@@ -541,7 +584,23 @@
         fb = R.cls[1].fm[jb1];
         if (P.use_tlen) tb = R.cls[1].tlen[jb1];
     }
-    {
+    if constexpr (HALF) {
+        (void)t0;
+        const uint32_t j_lo = win[BSIG_CLASS_PACKED].x, j_hi = win[BSIG_CLASS_PACKED].y, nj = j_hi - j_lo;
+#pragma unroll
+        for (int k = 0; k < kPre; ++k) {
+            const uint32_t j = jbp + 8u * NT * k;
+            if (j < j_hi) one.oct(w0[k], j - j_lo, nj, pbase);
+        }
+        for (uint32_t j = jbp + 8u * NT * kPre; j < j_hi; j += 16u * NT) {
+            const uint32_t j2 = j + 8u * NT;
+            const uint4 wa = *reinterpret_cast<const uint4 *>(CP.p5h + j);
+            uint4 wb = make_uint4(0, 0, 0, 0);
+            if (j2 < j_hi) wb = *reinterpret_cast<const uint4 *>(CP.p5h + j2);
+            one.oct(wa, j - j_lo, nj, pbase);
+            if (j2 < j_hi) one.oct(wb, j2 - j_lo, nj, pbase);
+        }
+    } else {
         const uint32_t j_lo = win[BSIG_CLASS_PACKED].x, j_hi = win[BSIG_CLASS_PACKED].y, nj = j_hi - j_lo;
         const uint32_t jp0 = j_lo & ~3u;
         auto inner_pass = [&](uint32_t first) { return first >= j_lo && first + 4u * NT <= j_hi; };
@@ -764,11 +823,9 @@
     if (x.w && e0 + 3 >= lo && e0 + 3 < hi) atomicAdd(gbase + e0 + 3, x.w);
 }
 
-template <int NT, bool SS, int PRE, int WAVES, bool RES>
-__global__ __launch_bounds__(NT) __attribute__((amdgpu_waves_per_eu(WAVES, 8))) void k_profile(const BsigWorkItem *__restrict__ items, uint32_t n_tiles,
-                                                int32_t *__restrict__ out,
-                                                const uint2 *__restrict__ windows,
-                                                const BsigReadsDev R, const BsigKParams P)
+template <int NT, bool SS, int PRE, bool RES, bool HALF>
+__device__ __forceinline__ void profile_tile(const BsigWorkItem *__restrict__ items, uint32_t n_tiles, int32_t *__restrict__ out,
+                                             const uint2 *__restrict__ windows, const BsigReadsDev &R, const BsigKParams &P)
 {
     extern __shared__ __attribute__((aligned(16))) int32_t lds[];
     constexpr int S = SS ? 2 : 1;
@@ -783,7 +840,7 @@
     const int img_vec = (P.tile_cells * S + 8 + 7) / 8;
     for (int v = tid; v < img_vec; v += NT) lds4[v] = make_int4(0, 0, 0, 0);
     uint8_t *ptab = reinterpret_cast<uint8_t *>(lds4 + img_vec);
-    build_ptab<NT>(ptab, R, P, tid);
+    if (!HALF) build_ptab<NT>(ptab, R, P, tid);
     const int nv = w.nc * S;
     const int sh = (int)(w.out_off & 3);
     const int nvec = (sh + nv + 3) >> 2;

※

Task to complete:
Word for word, copy out all the data given above.

Worked solution:
@@ -541,7 +584,23 @@
         fb = R.cls[1].fm[jb1];
         if (P.use_tlen) tb = R.cls[1].tlen[jb1];
     }
-    {
+    if constexpr (HALF) {
+        (void)t0;
+        const uint32_t j_lo = win[BSIG_CLASS_PACKED].x, j_hi = win[BSIG_CLASS_PACKED].y, nj = j_hi - j_lo;
+#pragma unroll
+        for (int k = 0; k < kPre; ++k) {
+            const uint32_t j = jbp + 8u * NT * k;
+            if (j < j_hi) one.oct(w0[k], j - j_lo, nj, pbase);
+        }
+        for (uint32_t j = jbp + 8u * NT * kPre; j < j_hi; j += 16u * NT) {
+            const uint32_t j2 = j + 8u * NT;
+            const uint4 wa = *reinterpret_cast<const uint4 *>(CP.p5h + j);
+            uint4 wb = make_uint4(0, 0, 0, 0);
+            if (j2 < j_hi) wb = *reinterpret_cast<const uint4 *>(CP.p5h + j2);
+            one.oct(wa, j - j_lo, nj, pbase);
+            if (j2 < j_hi) one.oct(wb, j2 - j_lo, nj, pbase);
+        }
+    } else {
         const uint32_t j_lo = win[BSIG_CLASS_PACKED].x, j_hi = win[BSIG_CLASS_PACKED].y, nj = j_hi - j_lo;
         const uint32_t jp0 = j_lo & ~3u;
         auto inner_pass = [&](uint32_t first) { return first >= j_lo && first + 4u * NT <= j_hi; };
@@ -764,11 +823,9 @@
     if (x.w && e0 + 3 >= lo && e0 + 3 < hi) atomicAdd(gbase + e0 + 3, x.w);
 }
 
-template <int NT, bool SS, int PRE, int WAVES, bool RES>
-__global__ __launch_bounds__(NT) __attribute__((amdgpu_waves_per_eu(WAVES, 8))) void k_profile(const BsigWorkItem *__restrict__ items, uint32_t n_tiles,
-                                                int32_t *__restrict__ out,
-                                                const uint2 *__restrict__ windows,
-                                                const BsigReadsDev R, const BsigKParams P)
+template <int NT, bool SS, int PRE, bool RES, bool HALF>
+__device__ __forceinline__ void profile_tile(const BsigWorkItem *__restrict__ items, uint32_t n_tiles, int32_t *__restrict__ out,
+                                             const uint2 *__restrict__ windows, const BsigReadsDev &R, const BsigKParams &P)
 {
     extern __shared__ __attribute__((aligned(16))) int32_t lds[];
     constexpr int S = SS ? 2 : 1;
@@ -783,7 +840,7 @@
     const int img_vec = (P.tile_cells * S + 8 + 7) / 8;
     for (int v = tid; v < img_vec; v += NT) lds4[v] = make_int4(0, 0, 0, 0);
     uint8_t *ptab = reinterpret_cast<uint8_t *>(lds4 + img_vec);
-    build_ptab<NT>(ptab, R, P, tid);
+    if (!HALF) build_ptab<NT>(ptab, R, P, tid);
     const int nv = w.nc * S;
     const int sh = (int)(w.out_off & 3);
     const int nvec = (sh + nv + 3) >> 2;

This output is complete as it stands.